■ WHAT YOU SHOULD DO
Report back each line of the data that contains the word "char".

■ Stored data
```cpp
template <bool PLANE, int NP>
__global__ __launch_bounds__(256) void reduce_expand_kernel(const int* __restrict__ chunk_first, int chunk, const int* __restrict__ count,
                                                           const double* __restrict__ rel, const double* __restrict__ partials,
                                                           double* __restrict__ out, PairArgs<NP> x) {
  if constexpr (NP > 1) {
    if (blockIdx.y) { rel = x.rel2; partials += x.partials2_off; out = x.out2; }
  }
  const int e = blockIdx.x;
  const int tid = threadIdx.x;
  __shared__ double m[8][NACC];
  __shared__ double S[36], X[36], Y[36], R6[36], Lm[36], T1[36], T2[36], T3[36], H[144], v[6];
  const int c0 = chunk_first[e];
  const int nchunks = min(chunk_first[e + 1] - c0, (count[e] + chunk - 1) / chunk);
  {
    const int val = tid & (NACC - 1), part = tid >> 5;
    double s = 0.0;
    for (int c = part; c < nchunks; c += 8) s += partials[(size_t)(c0 + c) * NACC + val];
    m[part][val] = s;
  }
  if (tid < 36) { S[tid] = 0.0; X[tid] = 0.0; Y[tid] = 0.0; R6[tid] = 0.0; Lm[tid] = (tid / 6 == tid % 6) ? 1.0 : 0.0; }
  __syncthreads();
  if (tid < NACC) {
    double s = m[0][tid];
#pragma unroll
    for (int k = 1; k < 8; ++k) s += m[k][tid];
    m[0][tid] = s;
  }
  __syncthreads();
  const double* mm = m[0];
  const double* A = rel + (size_t)e * kEdgeRel;
  const double* t = A + 9;
  if (tid < 9) {
    const int i = tid / 3, j = tid % 3;
    double tx[9];
    cross_mat(t, tx);
    const double a = A[i + 3 * j];
    R6[i * 6 + j] = a;
    R6[(3 + i) * 6 + 3 + j] = a;
    Lm[(3 + i) * 6 + j] = tx[i * 3 + j];
    if (PLANE) {
      if (tid < 6) v[tid] = mm[21 + tid];
    } else {
      const double w = mm[0];
      const double px[3] = {mm[1], mm[2], mm[3]};
      const double P[9] = {mm[4], mm[5], mm[6], mm[5], mm[7], mm[8], mm[6], mm[8], mm[9]};
      const double rr[3] = {mm[10], mm[11], mm[12]};
      const double PR[9] = {mm[13], mm[14], mm[15], mm[16], mm[17], mm[18], mm[19], mm[20], mm[21]};
      const double RR[9] = {mm[22], mm[23], mm[24], mm[23], mm[25], mm[26], mm[24], mm[26], mm[27]};
      double pxm[9], rxm[9];
      cross_mat(px, pxm);
      cross_mat(rr, rxm);
      const double trP = P[0] + P[4] + P[8], trRR = RR[0] + RR[4] + RR[8], trPR = PR[0] + PR[4] + PR[8];
      const double I = i == j ? 1.0 : 0.0;
      S[i * 6 + j] = w * I;
      S[i * 6 + 3 + j] = -pxm[i * 3 + j];
      S[(3 + i) * 6 + j] = pxm[i * 3 + j];
      S[(3 + i) * 6 + 3 + j] = trP * I - P[i * 3 + j];
      X[i * 6 + 3 + j] = -rxm[i * 3 + j];
      X[(3 + i) * 6 + 3 + j] = -(PR[j * 3 + i] - trPR * I);
      Y[(3 + i) * 6 + 3 + j] = trRR * I - RR[i * 3 + j];
      if (tid == 0) {
        v[0] = rr[0]; v[1] = rr[1]; v[2] = rr[2];
        v[3] = PR[1 * 3 + 2] - PR[2 * 3 + 1];
        v[4] = PR[2 * 3 + 0] - PR[0 * 3 + 2];
        v[5] = PR[0 * 3 + 1] - PR[1 * 3 + 0];
      }
    }
  }
  if (PLANE && tid >= 16 && tid < 16 + 21) {
    const int k = tid - 16;
    int i = 0, o = k;
    while (o >= 6 - i) { o -= 6 - i; ++i; }
    const int j = i + o;
    S[i * 6 + j] = mm[k];
    S[j * 6 + i] = mm[k];
  }
  __syncthreads();
  if (tid < 36) {
    const int i = tid / 6, j = tid % 6;
    double s = 0.0;
#pragma unroll
    for (int k = 0; k < 6; ++k) s += S[i * 6 + k] * R6[k * 6 + j];
    T1[tid] = s;
    T2[tid] = S[tid] - X[tid];
    T3[tid] = S[tid] - X[tid] - X[j * 6 + i] + Y[tid];
  }
  __syncthreads();
  double zl = 0.0, dl = 0.0;
  if (tid < 36) {
    const int i = tid / 6, j = tid % 6;
#pragma unroll
    for (int k = 0; k < 6; ++k) { zl += T2[i * 6 + k] * Lm[j * 6 + k]; dl += T3[i * 6 + k] * Lm[j * 6 + k]; }
  }
  __syncthreads();
  if (tid < 36) { T2[tid] = zl; T3[tid] = dl; }
  __syncthreads();
  double* o = out + (size_t)e * NB;
  if (tid < 36) {
    const int i = tid / 6, j = tid % 6;
    double hss = 0.0, hsd = 0.0, hdd = 0.0;
#pragma unroll
    for (int k = 0; k < 6; ++k) { hss += R6[k * 6 + i] * T1[k * 6 + j]; hsd += R6[k * 6 + i] * T2[k * 6 + j]; hdd += Lm[i * 6 + k] * T3[k * 6 + j]; }
    H[i * 12 + j] = hss;
    H[i * 12 + 6 + j] = -hsd;
    H[(6 + i) * 12 + 6 + j] = hdd;
  } else if (tid < 42) {
    const int i = tid - 36;
    double s = 0.0, l = 0.0;
#pragma unroll
    for (int k = 0; k < 6; ++k) { s += R6[k * 6 + i] * v[k]; l += Lm[i * 6 + k] * v[k]; }
    o[78 + i] = s;
    o[84 + i] = -l;
  } else if (tid == 42) {
    o[90] = count[e] > 0 ? mm[PLANE ? 27 : 28] : 0.0;
  }
  __syncthreads();
  for (int k = tid; k < 78; k += 256) {
    int i = 0, r = k;
    while (r >= 12 - i) { r -= 12 - i; ++i; }
// ... 19 lines not shown
```

mv-lm-icp_amd/csrc/linearize.hip:

```cpp
#include "lin_common.h"

namespace mvicp {

namespace {
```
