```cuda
#define LION_CHECK_CUDA(expr)                                                          \
  do {                                                                                 \
    cudaError_t _e = (expr);                                                           \
    if (_e != cudaSuccess) {                                                           \
      lion::set_error("%s:%d: %s -> %s", __FILE__, __LINE__, #expr, cudaGetErrorString(_e)); \
      return lion::LION_ERR_CUDA;                                                      \
    }                                                                                  \
  } while (0)
// ... 14 lines not shown

constexpr int LION_MAX_STAMPS = 256;
struct Ctx {
  int device = 0;
  int num_sms = 132;
  int l2_bytes = 50 << 20;
  cudaStream_t stream = nullptr;
  cudaStream_t aux = nullptr;
  char* base = nullptr;
  char* zgrid = nullptr;
  size_t zgrid_cap = 0, zgrid_need = 0;
  size_t cap = 0;
  size_t off = 0;
  size_t peak = 0;
  unsigned generation = 0;
  std::mutex* mu = nullptr;
  bool dry = false;
  int launches = 0;
  int conv_smem_cap = 0;
  int conv_group_blocks = 0;
  int conv_stage_taps = 0;
  bool conv_whole_slabs = false;
  bool sparse_conv1_dense = false;
  unsigned long long* d_stamps = nullptr;
  int n_stamps = 0;
  char stamp_names[LION_MAX_STAMPS][24];

  void reset() { off = 0; peak = 0; launches = 0; zgrid_need = 0; n_stamps = 0; }
  void* alloc(size_t bytes) {
    size_t a = (off + 255) & ~size_t(255);
    off = a + bytes;
    if (off > peak) peak = off;
    if (dry) return (void*)(uintptr_t)(0x1000 + a);
    return base + a;
  }
  template <typename T> T* alloc_n(size_t n) { return (T*)alloc(n * sizeof(T)); }
  size_t mark() const { return off; }
  void release(size_t m) { off = m; }
};

int ctx_reserve(Ctx* c, size_t bytes);

#define LION_LAUNCH_ON(ctx, stream, kernel, grid, block, smem, ...)                    \
  do {                                                                                 \
    if (!(ctx)->dry) {                                                                 \
      kernel<<<(grid), (block), (smem), (stream)>>>(__VA_ARGS__);                      \
// ... 92 lines not shown
```

### lion_b200/csrc/conv_tc.cu

```cuda
#include <algorithm>
#include <type_traits>
#include <cuda_fp16.h>

#include "common.cuh"
#include "model.cuh"
#include "wgmma.cuh"

namespace lion {
namespace tc {

using namespace sm90;

constexpr int CONSUMER_WARPS = 8;
constexpr int THREADS = 32 * CONSUMER_WARPS + 32;
__host__ __device__ constexpr int conv_threads(int BPW) { return BPW == 2 ? 32 * CONSUMER_WARPS + 128 : THREADS; }
constexpr int PRODUCER_REGS = 96, CONSUMER_REGS = 200;
constexpr int MAX_A_STAGES = 16;
constexpr int MAX_B_STAGES = 4;
constexpr int OCC_SMEM = 1024;
__host__ __device__ constexpr int tiles_per_item(int NT) { return NT <= 32 ? 4 : (NT <= 64 ? 2 : 1); }
constexpr int SMEM_BIAS = 128 * 4, SMEM_BARS = 64 * 8 + 128;
__host__ __device__ constexpr int smem_stat(int NT) { return CONSUMER_WARPS * 2 * NT * 4; }
__host__ __device__ constexpr int smem_pool(int NT, int TPG) { return TPG == 1 ? CONSUMER_WARPS * 2 * NT * 4 : 0; }
__host__ __device__ constexpr int smem_fixed(int NT, int TPG) {
// ... 1 lines not shown
}

struct Params {
  const float4* in; const float* w; const float* bias; float4* out; double* ssum; double* ssq;
  int Gin, Gout_store, cout_pad;
  int rows;
  int p_begin, p_end;
  int ntile;
  int ntg, tpg;
  int tg_off[3];
  int tap_off[9];
  int r, rp, nzb, npl, nblk, ib;
  int halo;
  int KG, nchunk;
  int NT;
  int G;
  int B;
  int a_stage_bytes, b_stage_bytes, stage_rows;
  int a_stages;
  int b_stages;
  int tps;
  const unsigned char* occ;
  int occ_stride;
  float* pool_mm;
  int sched;
};

__host__ __device__ __forceinline__ int block_row(int k, int rp, int nzb, int npl) {
  const int x = k / npl, rem = k - x * npl, yb = rem / nzb, zb = rem - yb * nzb;
  return ((x + 1) * rp + 1 + 8 * yb) * rp + 1 + 8 * zb;
}

template <int KG, int TPG, int NT, int NB = 1, typename OP = float>
__device__ __forceinline__ void issue_stage(float (*d)[NT / 2], const uint32_t* a_addr, uint32_t b_addr, uint32_t a_pitch,
                                            uint32_t a_sbo, const int* tap_off) {
  const uint64_t b0 = make_desc(b_addr, NT * 16, 128);
  uint64_t a0[NB];
#pragma unroll
  for (int k = 0; k < NB; ++k) a0[k] = make_desc(a_addr[k], a_pitch, a_sbo);
#pragma unroll
  for (int t = 0; t < TPG; ++t) {
    const uint64_t toff = (uint64_t)(int64_t)(TPG == 1 ? 0 : tap_off[t]);
#pragma unroll
    for (int ks = 0; ks < KG / 2; ++ks)
#pragma unroll
      for (int k = 0; k < NB; ++k) {
// ... 30 lines not shown
    nt = (int)(u / per_nt);
    v0 = u - (long long)nt * per_nt;
    long long run = per_nt - v0;
    if (u_end - u < run) run = u_end - u;
    const long long k2 = (run + G - 1) / G;
    ntile = (int)((run + k2 - 1) / k2);
    u += ntile;
    return true;
  }
};
__device__ __forceinline__ Items make_items(long long U, int ntile_total, int B, int G, int sched) {
  const long long u_begin = U * blockIdx.x / gridDim.x, u_end = U * (blockIdx.x + 1) / gridDim.x;
  Items it{u_begin, u_end, ntile_total, B, G, 0, 0, 0, 0, 0, 0, 0, 0, 0};
  if (sched) {
    const int grid = (int)gridDim.x, q = (int)(U / grid), n_p = (int)(U - (long long)q * grid);
    const int tmax = q + (n_p ? 1 : 0);
    it.mode = 1; it.u = 0; it.u_end = 0;
    it.m = (tmax + G - 1) / G; it.q = q; it.n_p = n_p; it.n_q = grid - n_p;
    it.i = (int)blockIdx.x; it.c_i = (int)(u_begin - (long long)q * blockIdx.x);
    it.big = (int)(u_end - u_begin) > q; it.k = 0;
  }
  return it;
}
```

■ TASK RESULT
  char* base = nullptr;
  char* zgrid = nullptr;
  char stamp_names[LION_MAX_STAMPS][24];
  const unsigned char* occ;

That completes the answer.